▸ INPUT DATA
* * *

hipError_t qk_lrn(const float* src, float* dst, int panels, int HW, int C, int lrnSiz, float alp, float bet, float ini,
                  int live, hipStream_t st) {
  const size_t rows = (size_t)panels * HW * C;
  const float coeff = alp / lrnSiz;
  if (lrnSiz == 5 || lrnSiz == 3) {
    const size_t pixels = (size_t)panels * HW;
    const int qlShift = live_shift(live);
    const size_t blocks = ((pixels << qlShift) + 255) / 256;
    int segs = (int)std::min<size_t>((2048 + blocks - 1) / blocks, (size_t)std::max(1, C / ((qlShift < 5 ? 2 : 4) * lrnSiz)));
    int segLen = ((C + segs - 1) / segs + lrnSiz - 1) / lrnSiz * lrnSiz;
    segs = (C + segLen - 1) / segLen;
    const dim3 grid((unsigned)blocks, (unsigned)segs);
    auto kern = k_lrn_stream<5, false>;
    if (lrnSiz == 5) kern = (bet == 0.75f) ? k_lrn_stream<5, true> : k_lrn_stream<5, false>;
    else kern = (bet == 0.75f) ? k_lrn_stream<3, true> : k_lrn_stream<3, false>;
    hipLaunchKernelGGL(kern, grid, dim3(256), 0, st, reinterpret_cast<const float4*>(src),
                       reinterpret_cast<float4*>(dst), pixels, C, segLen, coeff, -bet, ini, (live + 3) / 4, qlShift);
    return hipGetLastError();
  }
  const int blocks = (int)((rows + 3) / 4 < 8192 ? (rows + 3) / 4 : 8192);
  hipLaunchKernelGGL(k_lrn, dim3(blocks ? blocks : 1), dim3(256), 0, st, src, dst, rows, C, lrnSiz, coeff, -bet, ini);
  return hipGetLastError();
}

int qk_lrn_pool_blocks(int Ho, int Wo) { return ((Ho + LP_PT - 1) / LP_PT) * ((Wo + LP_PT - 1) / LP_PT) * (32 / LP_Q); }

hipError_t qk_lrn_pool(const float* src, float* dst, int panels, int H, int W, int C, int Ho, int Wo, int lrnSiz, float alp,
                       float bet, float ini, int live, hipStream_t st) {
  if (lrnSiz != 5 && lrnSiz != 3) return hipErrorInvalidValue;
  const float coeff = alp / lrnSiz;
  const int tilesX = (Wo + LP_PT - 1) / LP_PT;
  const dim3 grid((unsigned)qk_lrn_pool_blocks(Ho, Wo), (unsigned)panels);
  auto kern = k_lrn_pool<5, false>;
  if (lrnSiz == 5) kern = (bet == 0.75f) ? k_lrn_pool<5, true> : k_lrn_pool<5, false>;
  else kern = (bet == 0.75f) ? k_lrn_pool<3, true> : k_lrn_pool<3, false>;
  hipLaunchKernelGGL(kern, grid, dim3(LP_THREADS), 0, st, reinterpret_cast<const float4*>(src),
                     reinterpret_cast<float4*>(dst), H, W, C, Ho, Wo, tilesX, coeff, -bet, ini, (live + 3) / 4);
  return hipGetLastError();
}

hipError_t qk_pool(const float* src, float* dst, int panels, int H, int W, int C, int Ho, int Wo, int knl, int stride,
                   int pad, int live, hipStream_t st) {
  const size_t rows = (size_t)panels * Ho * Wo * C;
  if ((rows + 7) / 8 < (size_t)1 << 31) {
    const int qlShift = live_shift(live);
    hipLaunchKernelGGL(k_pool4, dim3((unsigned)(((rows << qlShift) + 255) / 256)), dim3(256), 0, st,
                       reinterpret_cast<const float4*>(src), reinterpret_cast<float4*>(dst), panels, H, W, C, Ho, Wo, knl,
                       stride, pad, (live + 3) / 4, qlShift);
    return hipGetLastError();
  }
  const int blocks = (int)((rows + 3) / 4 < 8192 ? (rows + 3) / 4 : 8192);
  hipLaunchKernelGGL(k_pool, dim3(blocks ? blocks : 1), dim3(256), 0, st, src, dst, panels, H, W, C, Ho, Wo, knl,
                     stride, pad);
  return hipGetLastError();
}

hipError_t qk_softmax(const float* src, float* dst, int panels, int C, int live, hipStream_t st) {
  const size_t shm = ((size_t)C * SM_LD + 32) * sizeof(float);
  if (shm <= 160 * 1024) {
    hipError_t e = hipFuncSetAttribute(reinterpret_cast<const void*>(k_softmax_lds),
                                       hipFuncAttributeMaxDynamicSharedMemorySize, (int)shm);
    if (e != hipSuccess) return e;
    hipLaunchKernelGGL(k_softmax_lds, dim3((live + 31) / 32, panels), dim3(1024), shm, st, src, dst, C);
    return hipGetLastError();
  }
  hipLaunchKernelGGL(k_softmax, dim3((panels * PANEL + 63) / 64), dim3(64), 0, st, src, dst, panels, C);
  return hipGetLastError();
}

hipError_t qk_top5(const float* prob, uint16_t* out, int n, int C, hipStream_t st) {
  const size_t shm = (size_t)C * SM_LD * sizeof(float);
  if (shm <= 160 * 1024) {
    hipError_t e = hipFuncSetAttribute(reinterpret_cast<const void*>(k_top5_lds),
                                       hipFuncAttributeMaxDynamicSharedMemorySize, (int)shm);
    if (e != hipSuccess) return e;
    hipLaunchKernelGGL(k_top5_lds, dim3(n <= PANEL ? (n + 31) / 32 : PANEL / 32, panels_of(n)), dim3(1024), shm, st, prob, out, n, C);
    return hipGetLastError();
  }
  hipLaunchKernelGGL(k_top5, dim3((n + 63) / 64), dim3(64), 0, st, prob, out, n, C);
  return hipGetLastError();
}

* * *

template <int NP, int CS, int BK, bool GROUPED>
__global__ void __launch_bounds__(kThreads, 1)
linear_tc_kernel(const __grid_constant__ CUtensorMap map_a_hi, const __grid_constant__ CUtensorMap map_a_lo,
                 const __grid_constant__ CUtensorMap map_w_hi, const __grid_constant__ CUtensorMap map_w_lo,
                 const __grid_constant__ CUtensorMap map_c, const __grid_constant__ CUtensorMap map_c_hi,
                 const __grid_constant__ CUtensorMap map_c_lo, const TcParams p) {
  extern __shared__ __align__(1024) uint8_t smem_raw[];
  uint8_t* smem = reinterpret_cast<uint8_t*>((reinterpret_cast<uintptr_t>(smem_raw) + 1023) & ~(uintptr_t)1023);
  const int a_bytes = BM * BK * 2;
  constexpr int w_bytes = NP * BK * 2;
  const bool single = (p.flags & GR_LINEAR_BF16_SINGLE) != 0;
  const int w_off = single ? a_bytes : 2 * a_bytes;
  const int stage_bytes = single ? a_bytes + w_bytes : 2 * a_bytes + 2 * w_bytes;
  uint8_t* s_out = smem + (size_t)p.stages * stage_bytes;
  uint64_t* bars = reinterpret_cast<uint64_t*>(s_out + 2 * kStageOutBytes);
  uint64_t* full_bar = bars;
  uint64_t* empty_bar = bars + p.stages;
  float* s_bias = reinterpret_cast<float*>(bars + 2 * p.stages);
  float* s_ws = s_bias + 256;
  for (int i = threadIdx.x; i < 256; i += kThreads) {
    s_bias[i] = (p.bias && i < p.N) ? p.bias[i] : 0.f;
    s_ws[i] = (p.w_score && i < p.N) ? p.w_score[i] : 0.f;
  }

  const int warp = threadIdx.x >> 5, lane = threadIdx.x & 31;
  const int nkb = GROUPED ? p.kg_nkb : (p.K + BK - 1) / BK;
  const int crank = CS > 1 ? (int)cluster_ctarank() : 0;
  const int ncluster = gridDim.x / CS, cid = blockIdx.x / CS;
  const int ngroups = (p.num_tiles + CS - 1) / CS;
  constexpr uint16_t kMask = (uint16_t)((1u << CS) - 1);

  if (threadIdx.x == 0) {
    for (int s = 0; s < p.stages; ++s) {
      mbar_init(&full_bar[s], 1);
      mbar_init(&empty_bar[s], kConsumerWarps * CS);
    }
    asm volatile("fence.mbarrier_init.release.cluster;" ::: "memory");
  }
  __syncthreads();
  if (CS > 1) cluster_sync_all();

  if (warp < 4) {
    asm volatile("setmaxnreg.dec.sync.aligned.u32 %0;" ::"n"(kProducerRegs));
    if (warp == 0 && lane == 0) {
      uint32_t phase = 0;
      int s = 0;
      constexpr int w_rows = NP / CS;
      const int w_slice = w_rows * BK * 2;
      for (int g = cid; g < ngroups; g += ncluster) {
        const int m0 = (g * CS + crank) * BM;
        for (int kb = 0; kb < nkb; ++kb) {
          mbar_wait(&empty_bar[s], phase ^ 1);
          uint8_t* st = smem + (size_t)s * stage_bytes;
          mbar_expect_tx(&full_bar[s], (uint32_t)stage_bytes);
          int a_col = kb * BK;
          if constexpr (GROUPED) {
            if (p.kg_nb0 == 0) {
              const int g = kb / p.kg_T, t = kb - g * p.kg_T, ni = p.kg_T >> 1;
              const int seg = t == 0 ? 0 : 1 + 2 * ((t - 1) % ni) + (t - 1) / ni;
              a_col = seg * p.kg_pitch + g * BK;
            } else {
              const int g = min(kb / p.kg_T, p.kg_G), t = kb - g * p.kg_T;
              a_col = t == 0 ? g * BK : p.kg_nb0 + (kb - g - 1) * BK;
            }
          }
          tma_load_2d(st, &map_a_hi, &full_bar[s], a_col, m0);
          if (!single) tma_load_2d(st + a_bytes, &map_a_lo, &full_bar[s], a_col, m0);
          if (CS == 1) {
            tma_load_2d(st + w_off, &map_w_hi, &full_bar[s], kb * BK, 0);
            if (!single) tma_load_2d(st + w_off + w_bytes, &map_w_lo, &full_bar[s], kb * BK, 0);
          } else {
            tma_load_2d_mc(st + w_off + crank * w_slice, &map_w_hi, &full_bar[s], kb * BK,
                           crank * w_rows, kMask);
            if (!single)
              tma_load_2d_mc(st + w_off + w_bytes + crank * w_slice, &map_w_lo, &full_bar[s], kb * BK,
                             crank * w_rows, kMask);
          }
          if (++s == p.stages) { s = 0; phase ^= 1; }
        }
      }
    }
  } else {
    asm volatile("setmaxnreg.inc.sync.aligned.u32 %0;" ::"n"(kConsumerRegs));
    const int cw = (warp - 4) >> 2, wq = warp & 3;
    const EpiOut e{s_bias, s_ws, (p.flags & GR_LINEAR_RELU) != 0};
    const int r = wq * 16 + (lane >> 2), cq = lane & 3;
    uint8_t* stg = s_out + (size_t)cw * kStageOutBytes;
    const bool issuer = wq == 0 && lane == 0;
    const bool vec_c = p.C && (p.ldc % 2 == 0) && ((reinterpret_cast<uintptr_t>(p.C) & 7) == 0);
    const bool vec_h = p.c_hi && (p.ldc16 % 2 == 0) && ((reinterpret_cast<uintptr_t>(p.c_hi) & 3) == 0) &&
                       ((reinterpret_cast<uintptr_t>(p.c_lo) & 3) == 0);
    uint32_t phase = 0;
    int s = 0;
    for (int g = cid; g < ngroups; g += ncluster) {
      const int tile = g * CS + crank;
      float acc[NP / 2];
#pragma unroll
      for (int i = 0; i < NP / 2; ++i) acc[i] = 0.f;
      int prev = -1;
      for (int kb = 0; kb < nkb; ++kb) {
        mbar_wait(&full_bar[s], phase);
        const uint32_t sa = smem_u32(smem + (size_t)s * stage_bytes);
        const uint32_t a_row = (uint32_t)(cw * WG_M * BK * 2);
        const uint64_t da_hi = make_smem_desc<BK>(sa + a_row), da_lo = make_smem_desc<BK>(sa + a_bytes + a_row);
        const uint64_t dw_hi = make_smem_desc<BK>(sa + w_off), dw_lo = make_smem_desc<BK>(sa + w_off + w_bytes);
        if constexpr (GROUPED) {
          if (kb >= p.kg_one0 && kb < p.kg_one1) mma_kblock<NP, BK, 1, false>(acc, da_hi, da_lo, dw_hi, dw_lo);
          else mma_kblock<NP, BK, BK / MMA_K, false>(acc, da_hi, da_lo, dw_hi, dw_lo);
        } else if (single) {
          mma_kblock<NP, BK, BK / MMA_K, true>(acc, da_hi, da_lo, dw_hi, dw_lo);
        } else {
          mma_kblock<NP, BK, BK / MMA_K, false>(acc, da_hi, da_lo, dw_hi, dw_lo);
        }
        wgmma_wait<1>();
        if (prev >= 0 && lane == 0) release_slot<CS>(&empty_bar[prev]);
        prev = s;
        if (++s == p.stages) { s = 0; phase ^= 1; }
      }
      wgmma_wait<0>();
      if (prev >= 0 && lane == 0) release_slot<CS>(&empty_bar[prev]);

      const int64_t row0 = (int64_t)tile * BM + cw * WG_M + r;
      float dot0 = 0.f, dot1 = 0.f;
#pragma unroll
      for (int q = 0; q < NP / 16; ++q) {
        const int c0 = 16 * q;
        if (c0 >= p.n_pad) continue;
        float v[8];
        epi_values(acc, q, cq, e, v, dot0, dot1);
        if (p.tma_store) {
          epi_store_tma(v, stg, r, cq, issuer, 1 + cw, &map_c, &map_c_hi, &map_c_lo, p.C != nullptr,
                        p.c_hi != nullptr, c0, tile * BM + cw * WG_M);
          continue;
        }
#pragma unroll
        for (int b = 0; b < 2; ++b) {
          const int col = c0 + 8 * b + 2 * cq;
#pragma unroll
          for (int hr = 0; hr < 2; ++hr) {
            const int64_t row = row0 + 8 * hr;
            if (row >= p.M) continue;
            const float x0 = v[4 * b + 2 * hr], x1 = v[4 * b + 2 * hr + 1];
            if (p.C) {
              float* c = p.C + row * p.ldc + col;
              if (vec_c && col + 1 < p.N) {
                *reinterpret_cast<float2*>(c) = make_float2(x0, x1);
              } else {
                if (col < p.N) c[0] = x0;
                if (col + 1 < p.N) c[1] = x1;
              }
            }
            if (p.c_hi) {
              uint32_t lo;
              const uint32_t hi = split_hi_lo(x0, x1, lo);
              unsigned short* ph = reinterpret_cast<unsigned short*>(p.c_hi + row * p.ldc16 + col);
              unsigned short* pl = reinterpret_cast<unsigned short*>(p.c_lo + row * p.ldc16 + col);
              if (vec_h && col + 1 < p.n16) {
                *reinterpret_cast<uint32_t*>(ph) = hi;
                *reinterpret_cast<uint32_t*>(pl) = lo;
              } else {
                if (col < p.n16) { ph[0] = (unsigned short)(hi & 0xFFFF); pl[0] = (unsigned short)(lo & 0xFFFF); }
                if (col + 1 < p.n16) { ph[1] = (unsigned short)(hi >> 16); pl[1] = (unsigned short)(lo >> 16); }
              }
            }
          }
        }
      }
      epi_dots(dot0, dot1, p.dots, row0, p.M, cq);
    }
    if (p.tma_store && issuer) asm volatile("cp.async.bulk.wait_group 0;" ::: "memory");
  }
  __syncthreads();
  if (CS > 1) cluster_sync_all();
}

* * *

Filter the data above, keeping only lines that include the string "auto".

    auto kern = k_lrn_stream<5, false>;
  auto kern = k_lrn_pool<5, false>;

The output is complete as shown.